10:16 AM MST on Tuesday, May 22, 2007

By JANE ERIKSON / Arizona Daily Star

TUCSON, Ariz. (AP) -- It's a little after 9 a.m. - time for morning snack in Paula McPheeters' preschool classroom at Ochoa Elementary School.

But first, a short breathing exercise.

"With every breath, we breathe in everything good," McPheeters tells her pupils. "Now let's breathe out everything bad."

Here in one of Tucson's poorest neighborhoods, McPheeters and her colleagues have developed a preschool classroom so special it was one of eight recently visited by more than 200 educators meeting in Tucson.

They were here to learn about Reggio Emilia - an educational method named after the city in northern Italy where it got its start after World War II. Parents and educators in the war torn city wanted to create a school program that would provide a beautiful, nurturing environment for children.

Environment is essential to Reggio Emilia, said Lella Gandini, an Italian educator now based at the University of Massachusetts. She is the Reggio Emilia liaison to schools in the United States.

"It's creating a beautiful, orderly environment that's not only beneficial for people who walk into the school, but also for the teachers and children who work here," Gandini said of the Ochoa program. "You feel good about being here."

McPheeters and classroom aide Nohemy Salmeron have created such an environment. The walls and many furnishings are a soft white. A comfy love seat and chair sit around a large braided rug in front of an artificial fireplace. Large windows let in natural light, supplemented by table lamps instead of overhead fluorescent lights.

McPheeters and Salmeron call their classroom Salon de Esperanzas y Suenos - the Room of Hopes and Dreams. "Hopes and Dreams" also is the title of a video McPheeters made of parents talking about what they want for their children.

"My role as teacher is complex," McPheeters said. "I'm a researcher, guide, nurturer and data gatherer. I want to learn about each child and learn alongside each child. I am listening, observing, interacting and documenting ... I want to listen to the children and their parents. I want their voices to be heard."

The two women who are credited with bringing Reggio Emilia to Tucson are Pauline Baker, an artist and teacher at Ochoa and other schools in Tucson Unified School District, and Mimi Gray, director of Amphitheater Public Schools Community Extension Programs.

They learned about Reggio Emilia at a conference in Portland, Ore., in 1993. The presentation "was breathtaking," Gray recalled.

"What Reggio Emilia teaches us is that children are co-constructors of their own knowledge," Gray said. "They're not empty vessels that we pour information into."

Two mornings a week, the children from McPheeters' classroom go to the studio Baker created out of an old "modular" building at Ochoa.
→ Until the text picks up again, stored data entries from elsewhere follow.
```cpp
inline QueuePlan queue_plan(int pos_dim, int nr_feat, int64_t N, int nr_levels, int capacity, int64_t min_n, int slice_delta) {
  if (N < min_n) return QueuePlan{};
  const int base = (nr_feat <= 2) ? 14 : (nr_feat <= 4 ? 13 : 12);
  int shift = base - (slice_delta < 0 ? 0 : (slice_delta > 3 ? 3 : slice_delta));
  while (shift < base && ((capacity + (1 << shift) - 1) >> shift) > Q_MAX_PARTS) shift++;
  const int rpp = 1 << shift;
  const int np = (capacity + rpp - 1) / rpp;
  if (np > Q_MAX_PARTS || rpp * nr_feat * 4 > 128 * 1024) return QueuePlan{};
  const int64_t contrib = (int64_t)(pos_dim + 1) * N;
  const int64_t cap = (contrib / np) + (contrib / np) / 4 + 4096;
  if (cap > 0x7fffffff) return QueuePlan{};
  if ((int64_t)np * cap * (nr_feat * 4 > 2 ? nr_feat * 4 : 2) > 0xffffffffll) return QueuePlan{};
  const auto round256 = [](int64_t b) { return (b + 255) & ~(int64_t)255; };
  const int64_t entries = (int64_t)nr_levels * np * cap;
  QueuePlan p{(int)cap, np, shift, round256(entries * 2), round256(entries * nr_feat * 4), round256((int64_t)nr_levels * np * 4), 0};
  p.bytes = p.rows_bytes + p.vals_bytes + p.tails_bytes + 1024;
  return p;
}

inline int64_t super_tiles(int64_t N, int tile) { return (N + tile - 1) / tile; }

inline unsigned round_share(int resident, int nr_levels, int64_t tiles) {
  int64_t gx = resident > 0 ? (int64_t)resident / nr_levels : 128;
  if (gx > tiles) gx = tiles;
  return (unsigned)(gx < 1 ? 1 : gx);
}

constexpr int BAL_MAX_WG = 8192, BAL_MIN_PER_LEVEL = 4, BAL_MAX_LEVELS = 40;

inline int size_bucket(int64_t N) {
  int bucket = 0;
  for (int64_t v = N; v > 1; v >>= 1) bucket += 4;
  const int64_t top = (int64_t)1 << (bucket / 4);
  return bucket + (int)(((N - top) * 4) / top);
}

inline bool deal_eligible(bool switched_off, int nr_levels, int total, int64_t N) {
  return !(switched_off || nr_levels > BAL_MAX_LEVELS || total > BAL_MAX_WG || total < nr_levels * BAL_MIN_PER_LEVEL ||
           N < ((int64_t)1 << 18));
}

inline std::vector<int> first_deal(int nr_levels, int total) { return std::vector<int>((size_t)nr_levels, total / nr_levels); }

inline void redeal(std::vector<int>& counts, const double* work, int total, int cap) {
  const int n = (int)counts.size();
  double sum = 0.0;
  for (int l = 0; l < n; l++) sum += work[l];
  if (!(sum > 0.0)) return;
  int used = 0;
  for (int l = 0; l < n; l++) {
    int c = (int)(0.5 * counts[l] + 0.5 * total * work[l] / sum + 0.5);
    c = c < BAL_MIN_PER_LEVEL ? BAL_MIN_PER_LEVEL : (c > cap ? cap : c);
    counts[l] = c;
    used += c;
  }
  while (used > total) {
    int big = 0;
    for (int l = 1; l < n; l++)
      if (counts[l] > counts[big]) big = l;
    if (counts[big] <= BAL_MIN_PER_LEVEL) break;
    counts[big]--;
    used--;
  }
}

inline bool redeal_from_times(std::vector<int>& counts, const volatile uint32_t* times, uint32_t gen, int total, int cap) {
  std::vector<double> work(counts.size(), 0.0);
  int id = 0;
  for (size_t l = 0; l < counts.size(); l++)
    for (int b = 0; b < counts[l]; b++, id++) {
      const uint32_t v = times[id];
      if ((v >> 24) != (gen & 255u) || (v & 0xFFFFFFu) == 0u) return false;
      work[l] += (double)(v & 0xFFFFFFu);
    }
  redeal(counts, work.data(), total, cap);
  return true;
}

inline int deal_layout(std::vector<int>& counts, int cap, uint16_t* first) {
  int at = 0;
  for (size_t l = 0; l < counts.size(); l++) {
    if (counts[l] > cap) counts[l] = cap;
    if (counts[l] < 1) counts[l] = 1;
    first[l] = (uint16_t)at;
    at += counts[l];
  }
  first[counts.size()] = (uint16_t)at;
  return at;
}

}
}
```

Baseline: 1.002 billion.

Outside it is plain; inside creamy white walls and work tables create the same easygoing atmosphere of the Hopes and Dreams room.

Papers, paints and other materials are grouped by color and stored on open shelves that beckon little hands. Collections of corks, shells, stones and other items are displayed throughout the room.

The children can work at tables or stand in front of easels to paint. A centerpiece of the room is a wooden loom on which children, their parents and grandparents are working together on a Hopes and Dreams weaving made of ribbons and other fibers.

Baker never starts her sessions by telling the children, "This is what we're going to do today," she said.

"I never have lessons planned. Instead, I plan for possibilities."

Baker sees herself less as a teacher than as someone whose job is to help children feel loved, appreciated and respected.

Teaching the Reggio Emilia way does not cost extra money. But it does require a great deal of work and study on the part of teachers, not all of whom embrace the method, said Eleanor Droegemeier, the school district's early childhood education coordinator. She welcomes the approach but does not require it of teachers, she said.

"Critics say, 'Oh, Reggio - that's where you do all the walls white.' But it's so much more than that," Droegemeier said. "It's the sense of community, the family involvement. It's really about the relationships."